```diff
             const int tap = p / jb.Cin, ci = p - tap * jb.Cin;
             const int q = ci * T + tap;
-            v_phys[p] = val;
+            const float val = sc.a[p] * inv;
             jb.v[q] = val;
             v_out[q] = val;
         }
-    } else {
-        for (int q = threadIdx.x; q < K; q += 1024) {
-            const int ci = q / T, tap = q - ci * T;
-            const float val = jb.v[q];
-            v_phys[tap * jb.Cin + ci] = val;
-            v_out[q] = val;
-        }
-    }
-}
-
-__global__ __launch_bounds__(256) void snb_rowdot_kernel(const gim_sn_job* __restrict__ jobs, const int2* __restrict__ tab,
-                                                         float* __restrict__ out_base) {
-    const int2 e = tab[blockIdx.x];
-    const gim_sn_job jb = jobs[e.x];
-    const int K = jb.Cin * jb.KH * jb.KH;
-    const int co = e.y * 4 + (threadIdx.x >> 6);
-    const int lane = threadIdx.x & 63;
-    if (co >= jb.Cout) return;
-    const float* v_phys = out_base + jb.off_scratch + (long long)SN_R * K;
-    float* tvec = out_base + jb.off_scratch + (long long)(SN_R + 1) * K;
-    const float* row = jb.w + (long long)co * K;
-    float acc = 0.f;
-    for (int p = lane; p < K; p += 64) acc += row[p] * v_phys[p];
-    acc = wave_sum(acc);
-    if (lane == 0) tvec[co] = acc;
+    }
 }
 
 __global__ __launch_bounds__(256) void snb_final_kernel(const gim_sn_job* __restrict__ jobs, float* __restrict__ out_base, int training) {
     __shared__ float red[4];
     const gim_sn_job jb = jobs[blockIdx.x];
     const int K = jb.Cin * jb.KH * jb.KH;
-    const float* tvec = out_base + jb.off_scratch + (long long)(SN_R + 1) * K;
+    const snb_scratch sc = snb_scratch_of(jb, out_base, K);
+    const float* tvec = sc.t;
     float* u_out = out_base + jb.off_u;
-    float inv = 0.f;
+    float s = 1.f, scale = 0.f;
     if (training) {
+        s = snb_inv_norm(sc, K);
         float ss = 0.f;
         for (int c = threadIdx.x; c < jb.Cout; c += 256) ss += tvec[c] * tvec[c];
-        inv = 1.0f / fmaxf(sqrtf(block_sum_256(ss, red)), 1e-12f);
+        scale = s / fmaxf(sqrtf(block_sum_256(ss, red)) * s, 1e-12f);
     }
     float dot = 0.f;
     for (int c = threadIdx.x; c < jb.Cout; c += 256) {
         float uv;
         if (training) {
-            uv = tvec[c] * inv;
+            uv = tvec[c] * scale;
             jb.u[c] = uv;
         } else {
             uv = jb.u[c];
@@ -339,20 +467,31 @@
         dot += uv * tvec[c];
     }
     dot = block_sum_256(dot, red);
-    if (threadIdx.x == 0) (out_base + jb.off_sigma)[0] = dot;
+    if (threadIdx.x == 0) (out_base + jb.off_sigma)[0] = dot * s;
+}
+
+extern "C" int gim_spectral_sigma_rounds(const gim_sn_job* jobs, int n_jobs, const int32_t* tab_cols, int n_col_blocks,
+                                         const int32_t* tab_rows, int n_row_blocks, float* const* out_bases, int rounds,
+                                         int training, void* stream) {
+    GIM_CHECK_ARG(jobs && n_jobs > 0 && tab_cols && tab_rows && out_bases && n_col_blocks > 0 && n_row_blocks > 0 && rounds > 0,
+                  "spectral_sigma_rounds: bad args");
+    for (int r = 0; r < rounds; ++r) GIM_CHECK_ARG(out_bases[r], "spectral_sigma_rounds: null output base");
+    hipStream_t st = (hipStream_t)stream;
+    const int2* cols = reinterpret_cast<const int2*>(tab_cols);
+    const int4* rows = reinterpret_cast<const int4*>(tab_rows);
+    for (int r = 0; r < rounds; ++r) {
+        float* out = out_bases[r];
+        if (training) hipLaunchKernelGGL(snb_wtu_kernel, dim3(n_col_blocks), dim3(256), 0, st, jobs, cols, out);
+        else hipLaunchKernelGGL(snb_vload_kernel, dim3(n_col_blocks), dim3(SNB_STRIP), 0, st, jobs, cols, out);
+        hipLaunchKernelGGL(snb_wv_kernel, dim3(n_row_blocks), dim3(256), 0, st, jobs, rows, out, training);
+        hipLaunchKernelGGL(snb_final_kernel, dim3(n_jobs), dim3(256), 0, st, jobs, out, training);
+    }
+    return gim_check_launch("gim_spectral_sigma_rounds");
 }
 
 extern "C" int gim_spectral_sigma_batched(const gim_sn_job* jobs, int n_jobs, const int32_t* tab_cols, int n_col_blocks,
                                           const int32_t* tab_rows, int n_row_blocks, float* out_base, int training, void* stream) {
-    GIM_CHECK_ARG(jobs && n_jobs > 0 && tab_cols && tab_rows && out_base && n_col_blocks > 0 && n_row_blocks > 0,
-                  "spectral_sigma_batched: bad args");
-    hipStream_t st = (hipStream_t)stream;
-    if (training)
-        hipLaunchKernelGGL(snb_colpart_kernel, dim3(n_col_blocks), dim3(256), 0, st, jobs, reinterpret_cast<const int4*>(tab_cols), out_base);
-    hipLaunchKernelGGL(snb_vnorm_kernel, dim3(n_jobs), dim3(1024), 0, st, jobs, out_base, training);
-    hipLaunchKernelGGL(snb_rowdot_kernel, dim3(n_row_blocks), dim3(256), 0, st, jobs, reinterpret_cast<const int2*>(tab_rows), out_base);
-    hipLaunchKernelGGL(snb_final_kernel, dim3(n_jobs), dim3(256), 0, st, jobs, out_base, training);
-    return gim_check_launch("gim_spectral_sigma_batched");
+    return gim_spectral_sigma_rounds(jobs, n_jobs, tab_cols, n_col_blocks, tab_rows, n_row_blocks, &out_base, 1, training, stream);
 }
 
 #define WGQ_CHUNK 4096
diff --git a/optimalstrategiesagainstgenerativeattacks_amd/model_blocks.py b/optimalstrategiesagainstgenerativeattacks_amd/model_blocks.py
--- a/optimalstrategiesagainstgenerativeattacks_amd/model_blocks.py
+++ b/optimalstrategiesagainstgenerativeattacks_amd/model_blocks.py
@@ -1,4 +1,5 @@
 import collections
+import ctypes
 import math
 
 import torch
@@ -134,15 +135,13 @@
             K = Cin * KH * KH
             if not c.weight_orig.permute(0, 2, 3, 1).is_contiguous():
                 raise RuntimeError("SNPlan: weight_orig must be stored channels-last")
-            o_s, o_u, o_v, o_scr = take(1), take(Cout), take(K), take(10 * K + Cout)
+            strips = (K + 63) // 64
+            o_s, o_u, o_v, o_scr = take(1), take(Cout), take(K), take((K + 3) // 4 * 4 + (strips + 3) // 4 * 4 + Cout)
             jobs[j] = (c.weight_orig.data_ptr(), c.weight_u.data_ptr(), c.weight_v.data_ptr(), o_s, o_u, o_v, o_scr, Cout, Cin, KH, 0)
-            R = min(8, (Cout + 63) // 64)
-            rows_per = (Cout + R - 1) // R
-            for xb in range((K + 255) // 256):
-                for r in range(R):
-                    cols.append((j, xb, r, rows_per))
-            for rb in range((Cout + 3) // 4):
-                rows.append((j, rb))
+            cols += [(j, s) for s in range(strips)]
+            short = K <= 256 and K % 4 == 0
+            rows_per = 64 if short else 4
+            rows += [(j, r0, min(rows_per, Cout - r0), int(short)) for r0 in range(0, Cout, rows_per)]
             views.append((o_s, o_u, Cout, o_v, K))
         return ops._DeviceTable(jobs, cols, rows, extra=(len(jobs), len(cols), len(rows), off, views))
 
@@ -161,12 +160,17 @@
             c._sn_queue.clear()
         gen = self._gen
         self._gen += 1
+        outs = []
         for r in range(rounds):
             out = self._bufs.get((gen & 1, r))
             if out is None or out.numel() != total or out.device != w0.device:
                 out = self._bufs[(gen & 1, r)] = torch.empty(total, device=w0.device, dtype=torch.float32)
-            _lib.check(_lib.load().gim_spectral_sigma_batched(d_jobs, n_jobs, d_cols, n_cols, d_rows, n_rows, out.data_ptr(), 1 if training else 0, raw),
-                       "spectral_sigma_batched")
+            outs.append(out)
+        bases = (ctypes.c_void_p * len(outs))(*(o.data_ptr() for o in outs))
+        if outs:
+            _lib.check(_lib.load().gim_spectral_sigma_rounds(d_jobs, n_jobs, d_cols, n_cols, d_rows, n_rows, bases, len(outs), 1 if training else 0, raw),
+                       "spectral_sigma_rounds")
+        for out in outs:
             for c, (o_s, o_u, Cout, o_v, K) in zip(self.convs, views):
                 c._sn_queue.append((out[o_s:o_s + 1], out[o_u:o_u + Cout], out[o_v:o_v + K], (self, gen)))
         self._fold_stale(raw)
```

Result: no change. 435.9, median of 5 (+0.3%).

============================================================

**TASK INSTRUCTIONS**
Which lines in the data above hold the string "long"? Show each one.

**RESPONSE AREA**
-    const float* v_phys = out_base + jb.off_scratch + (long long)SN_R * K;
-    float* tvec = out_base + jb.off_scratch + (long long)(SN_R + 1) * K;
-    const float* row = jb.w + (long long)co * K;
-    const float* tvec = out_base + jb.off_scratch + (long long)(SN_R + 1) * K;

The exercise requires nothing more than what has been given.